• _Directions_:
Reproduce every record precisely, leaving no line out.

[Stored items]
=== Begin Enclosure ===
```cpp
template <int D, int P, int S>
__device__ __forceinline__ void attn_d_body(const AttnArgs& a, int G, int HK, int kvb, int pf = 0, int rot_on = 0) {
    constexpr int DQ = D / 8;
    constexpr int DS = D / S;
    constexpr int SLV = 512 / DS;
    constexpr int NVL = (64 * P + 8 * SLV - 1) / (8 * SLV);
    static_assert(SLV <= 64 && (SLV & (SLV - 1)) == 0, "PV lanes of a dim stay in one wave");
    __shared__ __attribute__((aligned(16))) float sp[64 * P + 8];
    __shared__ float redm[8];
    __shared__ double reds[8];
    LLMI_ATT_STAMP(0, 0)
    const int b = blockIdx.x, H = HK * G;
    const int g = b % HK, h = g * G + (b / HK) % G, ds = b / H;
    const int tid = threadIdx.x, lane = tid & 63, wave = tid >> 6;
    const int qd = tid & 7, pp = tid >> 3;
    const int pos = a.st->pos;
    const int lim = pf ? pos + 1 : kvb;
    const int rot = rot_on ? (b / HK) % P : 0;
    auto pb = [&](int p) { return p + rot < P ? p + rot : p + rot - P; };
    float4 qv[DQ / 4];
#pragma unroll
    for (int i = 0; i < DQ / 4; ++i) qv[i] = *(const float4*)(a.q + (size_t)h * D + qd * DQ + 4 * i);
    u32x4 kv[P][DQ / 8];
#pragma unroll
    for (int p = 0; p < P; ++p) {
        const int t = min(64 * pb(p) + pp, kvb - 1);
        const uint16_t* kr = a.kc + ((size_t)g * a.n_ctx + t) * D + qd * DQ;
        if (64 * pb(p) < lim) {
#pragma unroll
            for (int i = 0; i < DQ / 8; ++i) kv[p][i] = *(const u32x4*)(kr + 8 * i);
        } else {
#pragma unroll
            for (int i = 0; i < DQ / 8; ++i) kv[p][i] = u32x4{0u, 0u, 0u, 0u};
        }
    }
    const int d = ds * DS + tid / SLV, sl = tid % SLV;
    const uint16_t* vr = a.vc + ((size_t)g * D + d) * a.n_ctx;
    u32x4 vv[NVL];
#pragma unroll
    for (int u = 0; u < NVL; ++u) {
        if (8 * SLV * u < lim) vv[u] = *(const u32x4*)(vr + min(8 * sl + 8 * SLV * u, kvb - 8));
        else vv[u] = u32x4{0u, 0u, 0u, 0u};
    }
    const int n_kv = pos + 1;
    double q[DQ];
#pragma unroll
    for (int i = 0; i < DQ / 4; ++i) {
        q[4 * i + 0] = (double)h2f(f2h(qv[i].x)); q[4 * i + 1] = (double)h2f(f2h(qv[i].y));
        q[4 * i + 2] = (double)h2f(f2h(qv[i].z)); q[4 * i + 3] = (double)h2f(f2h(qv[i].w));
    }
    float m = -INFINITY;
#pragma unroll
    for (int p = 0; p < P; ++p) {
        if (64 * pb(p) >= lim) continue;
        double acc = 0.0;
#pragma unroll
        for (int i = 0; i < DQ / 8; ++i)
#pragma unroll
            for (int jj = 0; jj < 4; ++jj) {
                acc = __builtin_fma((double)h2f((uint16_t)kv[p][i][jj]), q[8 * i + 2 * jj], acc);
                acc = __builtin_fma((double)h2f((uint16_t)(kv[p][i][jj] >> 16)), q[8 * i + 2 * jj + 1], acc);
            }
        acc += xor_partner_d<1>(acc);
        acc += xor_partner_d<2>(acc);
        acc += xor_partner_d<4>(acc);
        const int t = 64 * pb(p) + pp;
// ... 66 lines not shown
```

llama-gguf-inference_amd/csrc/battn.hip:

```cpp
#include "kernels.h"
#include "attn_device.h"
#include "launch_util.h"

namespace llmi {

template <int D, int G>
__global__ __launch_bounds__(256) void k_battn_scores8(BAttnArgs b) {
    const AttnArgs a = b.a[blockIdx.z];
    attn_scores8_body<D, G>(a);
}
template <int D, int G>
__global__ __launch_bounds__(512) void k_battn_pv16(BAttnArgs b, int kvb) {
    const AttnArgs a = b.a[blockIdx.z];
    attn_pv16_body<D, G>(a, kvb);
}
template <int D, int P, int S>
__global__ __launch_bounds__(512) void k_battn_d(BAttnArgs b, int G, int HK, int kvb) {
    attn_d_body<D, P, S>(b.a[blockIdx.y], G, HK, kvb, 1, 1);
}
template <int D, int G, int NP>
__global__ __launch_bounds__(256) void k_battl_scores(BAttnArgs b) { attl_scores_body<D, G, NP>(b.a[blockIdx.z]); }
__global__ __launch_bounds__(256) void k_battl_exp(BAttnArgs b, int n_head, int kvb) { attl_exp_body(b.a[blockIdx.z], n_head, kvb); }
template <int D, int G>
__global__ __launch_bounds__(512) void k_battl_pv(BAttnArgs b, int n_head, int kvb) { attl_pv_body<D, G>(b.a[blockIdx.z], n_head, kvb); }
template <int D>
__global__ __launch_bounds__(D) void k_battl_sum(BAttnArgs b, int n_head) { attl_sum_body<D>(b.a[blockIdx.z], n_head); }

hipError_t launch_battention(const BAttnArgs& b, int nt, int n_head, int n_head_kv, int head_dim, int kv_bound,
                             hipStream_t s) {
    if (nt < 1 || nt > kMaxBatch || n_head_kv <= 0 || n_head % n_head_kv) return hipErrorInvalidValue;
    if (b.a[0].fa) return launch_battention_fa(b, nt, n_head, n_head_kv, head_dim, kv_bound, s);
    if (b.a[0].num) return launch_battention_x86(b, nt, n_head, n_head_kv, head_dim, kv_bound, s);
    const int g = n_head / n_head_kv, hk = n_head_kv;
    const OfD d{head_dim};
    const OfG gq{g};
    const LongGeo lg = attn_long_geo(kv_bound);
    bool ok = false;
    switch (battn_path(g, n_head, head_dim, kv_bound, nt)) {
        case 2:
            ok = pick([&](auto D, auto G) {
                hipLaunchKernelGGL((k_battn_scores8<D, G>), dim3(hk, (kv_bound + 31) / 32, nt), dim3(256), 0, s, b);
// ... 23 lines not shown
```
=== End Enclosure ===
• _Exercise solution_:
```cpp
template <int D, int P, int S>
__device__ __forceinline__ void attn_d_body(const AttnArgs& a, int G, int HK, int kvb, int pf = 0, int rot_on = 0) {
    constexpr int DQ = D / 8;
    constexpr int DS = D / S;
    constexpr int SLV = 512 / DS;
    constexpr int NVL = (64 * P + 8 * SLV - 1) / (8 * SLV);
    static_assert(SLV <= 64 && (SLV & (SLV - 1)) == 0, "PV lanes of a dim stay in one wave");
    __shared__ __attribute__((aligned(16))) float sp[64 * P + 8];
    __shared__ float redm[8];
    __shared__ double reds[8];
    LLMI_ATT_STAMP(0, 0)
    const int b = blockIdx.x, H = HK * G;
    const int g = b % HK, h = g * G + (b / HK) % G, ds = b / H;
    const int tid = threadIdx.x, lane = tid & 63, wave = tid >> 6;
    const int qd = tid & 7, pp = tid >> 3;
    const int pos = a.st->pos;
    const int lim = pf ? pos + 1 : kvb;
    const int rot = rot_on ? (b / HK) % P : 0;
    auto pb = [&](int p) { return p + rot < P ? p + rot : p + rot - P; };
    float4 qv[DQ / 4];
#pragma unroll
    for (int i = 0; i < DQ / 4; ++i) qv[i] = *(const float4*)(a.q + (size_t)h * D + qd * DQ + 4 * i);
    u32x4 kv[P][DQ / 8];
#pragma unroll
    for (int p = 0; p < P; ++p) {
        const int t = min(64 * pb(p) + pp, kvb - 1);
        const uint16_t* kr = a.kc + ((size_t)g * a.n_ctx + t) * D + qd * DQ;
        if (64 * pb(p) < lim) {
#pragma unroll
            for (int i = 0; i < DQ / 8; ++i) kv[p][i] = *(const u32x4*)(kr + 8 * i);
        } else {
#pragma unroll
            for (int i = 0; i < DQ / 8; ++i) kv[p][i] = u32x4{0u, 0u, 0u, 0u};
        }
    }
    const int d = ds * DS + tid / SLV, sl = tid % SLV;
    const uint16_t* vr = a.vc + ((size_t)g * D + d) * a.n_ctx;
    u32x4 vv[NVL];
#pragma unroll
    for (int u = 0; u < NVL; ++u) {
        if (8 * SLV * u < lim) vv[u] = *(const u32x4*)(vr + min(8 * sl + 8 * SLV * u, kvb - 8));
        else vv[u] = u32x4{0u, 0u, 0u, 0u};
    }
    const int n_kv = pos + 1;
    double q[DQ];
#pragma unroll
    for (int i = 0; i < DQ / 4; ++i) {
        q[4 * i + 0] = (double)h2f(f2h(qv[i].x)); q[4 * i + 1] = (double)h2f(f2h(qv[i].y));
        q[4 * i + 2] = (double)h2f(f2h(qv[i].z)); q[4 * i + 3] = (double)h2f(f2h(qv[i].w));
    }
    float m = -INFINITY;
#pragma unroll
    for (int p = 0; p < P; ++p) {
        if (64 * pb(p) >= lim) continue;
        double acc = 0.0;
#pragma unroll
        for (int i = 0; i < DQ / 8; ++i)
#pragma unroll
            for (int jj = 0; jj < 4; ++jj) {
                acc = __builtin_fma((double)h2f((uint16_t)kv[p][i][jj]), q[8 * i + 2 * jj], acc);
                acc = __builtin_fma((double)h2f((uint16_t)(kv[p][i][jj] >> 16)), q[8 * i + 2 * jj + 1], acc);
            }
        acc += xor_partner_d<1>(acc);
        acc += xor_partner_d<2>(acc);
        acc += xor_partner_d<4>(acc);
        const int t = 64 * pb(p) + pp;
// ... 66 lines not shown
```

llama-gguf-inference_amd/csrc/battn.hip:

```cpp
#include "kernels.h"
#include "attn_device.h"
#include "launch_util.h"

namespace llmi {

template <int D, int G>
__global__ __launch_bounds__(256) void k_battn_scores8(BAttnArgs b) {
    const AttnArgs a = b.a[blockIdx.z];
    attn_scores8_body<D, G>(a);
}
template <int D, int G>
__global__ __launch_bounds__(512) void k_battn_pv16(BAttnArgs b, int kvb) {
    const AttnArgs a = b.a[blockIdx.z];
    attn_pv16_body<D, G>(a, kvb);
}
template <int D, int P, int S>
__global__ __launch_bounds__(512) void k_battn_d(BAttnArgs b, int G, int HK, int kvb) {
    attn_d_body<D, P, S>(b.a[blockIdx.y], G, HK, kvb, 1, 1);
}
template <int D, int G, int NP>
__global__ __launch_bounds__(256) void k_battl_scores(BAttnArgs b) { attl_scores_body<D, G, NP>(b.a[blockIdx.z]); }
__global__ __launch_bounds__(256) void k_battl_exp(BAttnArgs b, int n_head, int kvb) { attl_exp_body(b.a[blockIdx.z], n_head, kvb); }
template <int D, int G>
__global__ __launch_bounds__(512) void k_battl_pv(BAttnArgs b, int n_head, int kvb) { attl_pv_body<D, G>(b.a[blockIdx.z], n_head, kvb); }
template <int D>
__global__ __launch_bounds__(D) void k_battl_sum(BAttnArgs b, int n_head) { attl_sum_body<D>(b.a[blockIdx.z], n_head); }

hipError_t launch_battention(const BAttnArgs& b, int nt, int n_head, int n_head_kv, int head_dim, int kv_bound,
                             hipStream_t s) {
    if (nt < 1 || nt > kMaxBatch || n_head_kv <= 0 || n_head % n_head_kv) return hipErrorInvalidValue;
    if (b.a[0].fa) return launch_battention_fa(b, nt, n_head, n_head_kv, head_dim, kv_bound, s);
    if (b.a[0].num) return launch_battention_x86(b, nt, n_head, n_head_kv, head_dim, kv_bound, s);
    const int g = n_head / n_head_kv, hk = n_head_kv;
    const OfD d{head_dim};
    const OfG gq{g};
    const LongGeo lg = attn_long_geo(kv_bound);
    bool ok = false;
    switch (battn_path(g, n_head, head_dim, kv_bound, nt)) {
        case 2:
            ok = pick([&](auto D, auto G) {
                hipLaunchKernelGGL((k_battn_scores8<D, G>), dim3(hk, (kv_bound + 31) / 32, nt), dim3(256), 0, s, b);
// ... 23 lines not shown
```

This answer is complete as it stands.